A former Calvinist convert to Eastern Orthodox, I nevertheless have for 13 years tried to give Roman Catholicism its due. But having just finished Scott Hahn’s book Rome Sweet Home, where he dismisses Orthodoxy fairly perfunctorily, I rise in brief defense, letting chips fall where they may.

As I have said and written, two epiphanies were most memorable in my journey to Orthodoxy:

  1. My core doctrine of sola scriptura (the core doctrine of Protestantism, along with sola gratia) was inadequate to support my doctrinal system (or anyone else’s) and, ironically, was unscriptural.
  2. My belief in “one holy catholic and apostolic church” of the Nicene creed was a “spiritualizing away” of Nicene ecclesiology — the kind of equivocation I’d dismiss as liberal compromise in any other creedal setting. The Church was in the creed because of its indispensability to healthy Christian life; Father, Son, Holy Spirit, Incarnation, Crucifixion, Resurrection, Ascension, Second Coming, Final Judgment – these weren’t enough. Church (and baptism) made the creed, too.

Those epiphanies could as easily have led to Rome as Constantinople. That, and the concurrent conversion of a devout Protestant pastor friend to Catholicism, are among the reasons why I have not generally tried to fully explore, and then communicate dogmatically, all the history leading up to and following the separation of Catholicism and Orthodoxy in the Great Schism.

I probably became Orthodox, truth be told, partly because it was in the course of trying to refute Orthodoxy (of which I had very recently been entirely ignorant; the discovery that Lafayette had a fledgling Orthodox Parish increased the urgency of correcting that) that I encountered my errors. I explicitly explored Catholicism relatively briefly because I encountered many of the reasons for Orthodoxy’s differences from Catholicism while exploring Orthodoxy.

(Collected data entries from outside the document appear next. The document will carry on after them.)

static int forward_impl(GutHandle* h, void* stream_, const GutFrame* frame, const float* particle_density, const void* particle_sph_,
                        const GutSplitSph& split, const float* ray_origin, const float* ray_direction, void* out_feat_density_,
                        float* out_hit_distance, float* out_hit_count, int32_t* out_visibility) {
    const float* particle_sph = reinterpret_cast<const float*>(particle_sph_);
    float* out_feat_density = reinterpret_cast<float*>(out_feat_density_);
    GRUT_REQUIRE(h && frame, "gut_forward: null handle/frame");
    GRUT_REQUIRE(frame->width > 0 && frame->height > 0, "gut_forward: empty image");
    GRUT_REQUIRE(ray_origin && ray_direction && out_feat_density && out_hit_distance && out_hit_count, "gut_forward: null ray/output buffer");
    hipStream_t s = reinterpret_cast<hipStream_t>(stream_);
    ScratchStreamScope scratch_scope(s);
    h->have_forward = false;
    const uint32_t N = frame->num_particles;
    h->params = make_params(h->cfg, *frame);
    const GutParams& P = h->params;
    const uint32_t tiles = (uint32_t)(P.gx * P.gy);
    h->stats.num_particles = N;
    h->stats.num_tiles = tiles;
    h->stats.num_visible = 0;
    h->stats.num_intersections = 0;
    h->stats.key_bits = bits_for(tiles);
    h->num_intersections = 0;
    h->fwd_stream = s;
    h->fwd_density = particle_density;
    h->fwd_ray_o = ray_origin;
    h->fwd_ray_d = ray_direction;
    h->fwd_frame_id = frame->frame_id;
    if (N == 0) {
        h->have_forward = true;
        return GRUT_OK;
    }
    GRUT_REQUIRE(particle_density && (particle_sph || split.specular) && out_visibility, "gut_forward: null particle buffer");
    GRUT_REQUIRE(!h->cfg.feature_output_half || (!frame->out_features && !frame->out_opacity), "gut_forward: feature_output_half excludes out_features / out_opacity");
    GRUT_REQUIRE(!h->cfg.feature_transform_type || (!frame->out_features && !frame->out_opacity), "gut_forward: neural harmonic features exclude out_features / out_opacity");
    if (h->cfg.enable_kernel_timings) GRUT_CHECK(h->fwd_timer.begin(s));

    GRUT_CHECK(ensure_particle_scratch(h, N));
    static const bool legacy_lists = getenv("GRUT_GUT_LEGACY_LISTS") != nullptr;
    const bool direct = h->stats.key_bits <= 16 && !legacy_lists;
    h->params.rec64 = direct ? h->rec64.as<float4>() : nullptr;
    h->params.ord_shift = h->stats.key_bits;
    h->params.sorted_keys = nullptr;
    if (frame->device_T_to_world) {
        GRUT_CHECK(h->poses_dev.ensure(sizeof(FramePoses)));
        launch_frame_poses(s, frame->device_T_to_world, frame->device_T_to_world_end, h->poses_dev.as<FramePoses>());
        h->params.poses_dev = h->poses_dev.as<FramePoses>();
    }
    if (h->count_work) {
        const size_t fwd_words = 16 + 4 * ((((size_t)tiles + 7) & ~(size_t)7) * 2);
        GRUT_CHECK(h->work_counters.ensure(fwd_words * 8 + 8192 + ((size_t)h->tile_capacity / kGutSegment + tiles + 64) * 2 * 16, 1.2f));
        GRUT_HIP(hipMemsetAsync(h->work_counters.ptr, 0, h->work_counters.bytes, s));
        h->params.work = h->work_counters.as<unsigned long long>();
        h->params.work_task_capacity = (uint32_t)((h->work_counters.bytes / 8 - fwd_words) / 2);
        h->work_pending = true;
    }
    const GutProjected proj = projected_view(h);
    uint32_t* d_counters = h->counters.as<uint32_t>();

    const int slot = h->prof_slot % GutHandle::kProfRing;
    if (h->profile) {
        for (int st = 0; st < GUT_NUM_STAGES; ++st) h->prof_used[slot][st] = false;
        h->prof_fwd_slot = slot;
        h->prof_slot++;
    }
    GRUT_CHECK(h->stage_begin(GUT_STAGE_PROJECT, s, slot));
    launch_project(s, P, particle_density, particle_sph, split, proj, out_visibility, d_counters + 1);
    GRUT_CHECK(h->stage_end(GUT_STAGE_PROJECT, s, slot));
    GRUT_CHECK(h->stage_begin(GUT_STAGE_DEPTH_SORT, s, slot));
    uint32_t *sorted_depth = nullptr, *rank_to_particle = nullptr;
    GRUT_CHECK(sort_pairs_u32(s, N, nullptr, 0, 32, proj.depth_key, proj.particle_idx, h->depth_key_tmp.as<uint32_t>(),
                              h->particle_idx_tmp.as<uint32_t>(), h->sort_scratch.ptr, h->sort_scratch.bytes, &sorted_depth,
                              &rank_to_particle, true));
    h->rank_to_particle = rank_to_particle;
    GRUT_CHECK(h->stage_end(GUT_STAGE_DEPTH_SORT, s, slot));
    GRUT_CHECK(h->stage_begin(GUT_STAGE_SCAN, s, slot));
    GRUT_CHECK(inclusive_scan_u32(s, N, proj.tiles_count, rank_to_particle, h->offsets.as<uint32_t>(), h->scan_scratch.ptr,
                                  h->scan_scratch.bytes));
    GRUT_CHECK(h->stage_end(GUT_STAGE_SCAN, s, slot));
    GRUT_CHECK(h->ranges.ensure((size_t)tiles * 8 + 8));
    launch_prepare_tail(s, h->offsets.as<uint32_t>() + (N - 1), d_counters + 1, h->host_counters, h->ranges.as<uint32_t>(), tiles * 2u,
                        h->ck_reached.as<uint32_t>(), h->ck_reached.ptr ? h->ck_boundaries_capacity : 0u);
    GRUT_HIP(hipEventRecord(h->count_event, s));
    const uint32_t tile_mask = (h->stats.key_bits >= 32) ? 0xFFFFFFFFu : ((1u << h->stats.key_bits) - 1u);
    bool first_tail = true;
    auto enqueue_tail = [&](uint32_t n, const uint32_t* n_dev) -> int {
        GRUT_CHECK(h->stage_begin(GUT_STAGE_EXPAND, s, slot));
        launch_expand(s, P, proj, rank_to_particle, h->offsets.as<uint32_t>(), n, h->tile_keys.as<uint32_t>(),
                      direct ? h->tile_vals.as<uint32_t>() : nullptr , h->pos_particle.as<uint32_t>());
        GRUT_CHECK(h->stage_end(GUT_STAGE_EXPAND, s, slot));
        GRUT_CHECK(h->stage_begin(GUT_STAGE_TILE_SORT, s, slot));
        uint32_t *sorted_tiles = nullptr, *sorted_idx = nullptr;
        GRUT_CHECK(sort_pairs_u32(s, n, n_dev, 0, (int)h->stats.key_bits, h->tile_keys.as<uint32_t>(), h->tile_vals.as<uint32_t>(),
                                  h->tile_keys_tmp.as<uint32_t>(), h->tile_vals_tmp.as<uint32_t>(), h->tile_sort_scratch.ptr,
                                  h->tile_sort_scratch.bytes, &sorted_tiles, &sorted_idx, !direct));
        h->sorted_tile_keys = sorted_tiles;
        h->params.sorted_keys = sorted_tiles;
        h->sorted_pos = sorted_idx;
        GRUT_CHECK(h->stage_end(GUT_STAGE_TILE_SORT, s, slot));
        GRUT_CHECK(h->stage_begin(GUT_STAGE_TILE_RANGES, s, slot));
        if (!first_tail) {
            GRUT_HIP(hipMemsetAsync(h->ranges.ptr, 0, (size_t)tiles * 8, s));
            GRUT_HIP(hipMemsetAsync(h->ck_reached.ptr, 0, (size_t)h->ck_boundaries_capacity * 4, s));
        }
        first_tail = false;
        launch_tile_ranges(s, n, n_dev, tile_mask, tiles, sorted_tiles, h->ranges.as<uint32_t>(), h->checkpoints.boundary_tile);
        GRUT_CHECK(h->stage_end(GUT_STAGE_TILE_RANGES, s, slot));
        GRUT_CHECK(h->stage_begin(GUT_STAGE_RENDER_FWD, s, slot));
        if (nht_fast_path(P))
            launch_render_nhtp_fwd(s, P, h->ranges.as<uint32_t>(), sorted_idx, h->pos_particle.as<uint32_t>(), particle_density, particle_sph, ray_origin,
                                   ray_direction, out_feat_density, out_hit_distance, out_hit_count, h->ck_nht.ptr, h->checkpoints, true);
        else if (P.nht)
            launch_render_nht_fwd(s, P, h->ranges.as<uint32_t>(), sorted_idx, h->pos_particle.as<uint32_t>(), particle_density, particle_sph, ray_origin,
                                  ray_direction, out_feat_density, out_hit_distance, out_hit_count);
        else if (P.k_buffer > 0)
            launch_render_k_fwd(s, P, h->ranges.as<uint32_t>(), sorted_idx, h->pos_particle.as<uint32_t>(), particle_density, proj.rgb, ray_origin,
                                ray_direction, out_feat_density, out_hit_distance, out_hit_count);
        else
            launch_render_fwd(s, P, h->ranges.as<uint32_t>(), sorted_idx, h->pos_particle.as<uint32_t>(), particle_density, proj.rgb, ray_origin,
                              ray_direction, out_feat_density, out_hit_distance, out_hit_count, h->checkpoints, true);
        GRUT_CHECK(h->stage_end(GUT_STAGE_RENDER_FWD, s, slot));
        return GRUT_OK;
    };
    const bool speculative = h->tile_capacity > 0;
    if (speculative) GRUT_CHECK(enqueue_tail(h->tile_capacity, h->offsets.as<uint32_t>() + (N - 1)));
    GRUT_HIP(hipEventSynchronize(h->count_event));
    const uint32_t I = h->host_counters[0];
    h->stats.num_visible = h->host_counters[1];
    h->stats.num_intersections = I;
    h->num_intersections = I;
    if (I == 0) {
        const float far = 1e6f;
        uint32_t bits;
        memcpy(&bits, &far, 4);
        GRUT_HIP(hipMemsetAsync(out_feat_density, 0, (size_t)P.W * P.H * (P.nht ? P.nht_ray_dim + 1 : 4) * (P.out_half ? 2 : 4), s));
        GRUT_HIP(hipMemsetD32Async(reinterpret_cast<hipDeviceptr_t>(out_hit_distance), (int)bits, (size_t)P.W * P.H, s));
        GRUT_HIP(hipMemsetAsync(out_hit_count, 0, (size_t)P.W * P.H * 4, s));
        if (P.out_features) GRUT_HIP(hipMemsetAsync(P.out_features, 0, (size_t)P.W * P.H * 12, s));
        if (P.out_opacity) GRUT_HIP(hipMemsetAsync(P.out_opacity, 0, (size_t)P.W * P.H * 4, s));
        if (h->cfg.enable_kernel_timings) GRUT_CHECK(h->fwd_timer.end(s));
        h->have_forward = true;
        return GRUT_OK;
    }
    if (!speculative || I > h->tile_capacity) {
        GRUT_CHECK(ensure_intersection_scratch(h, I + I / 2, tiles));
        first_tail = false;
        GRUT_CHECK(enqueue_tail(I, nullptr));
    }
    h->checkpoints.num_boundaries = I / kGutSegment + 1;
    GRUT_HIP(hipGetLastError());
    if (h->cfg.enable_kernel_timings) GRUT_CHECK(h->fwd_timer.end(s));
    h->have_forward = true;
    return GRUT_OK;
}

Scott Hahn had the same two epiphanies I had. His book’s dismissal of Orthodoxy is superficial in the best possible way. It’s very hard to assess a religious tradition from “outside.” One who attempts it is in danger of bearing false witness, as do many Protestant fundamentalists who pick a few factoids about Catholicism (or Orthodoxy) and then draw lurid inferences about what dire consequences he thinks must follow (e.g., we believe that we earn our salvation, Christ’s atonement being insufficient), even if we don’t admit them. But since Hahn is so very prominent and widely-read, even perfunctory and superficial dismissal calls for response.

I will try not to say too much about Roman Catholicism because I am outside it and always have been. I will speak instead about Scott’s own story – his account of how he made his way to Rome and rejected Orthodoxy.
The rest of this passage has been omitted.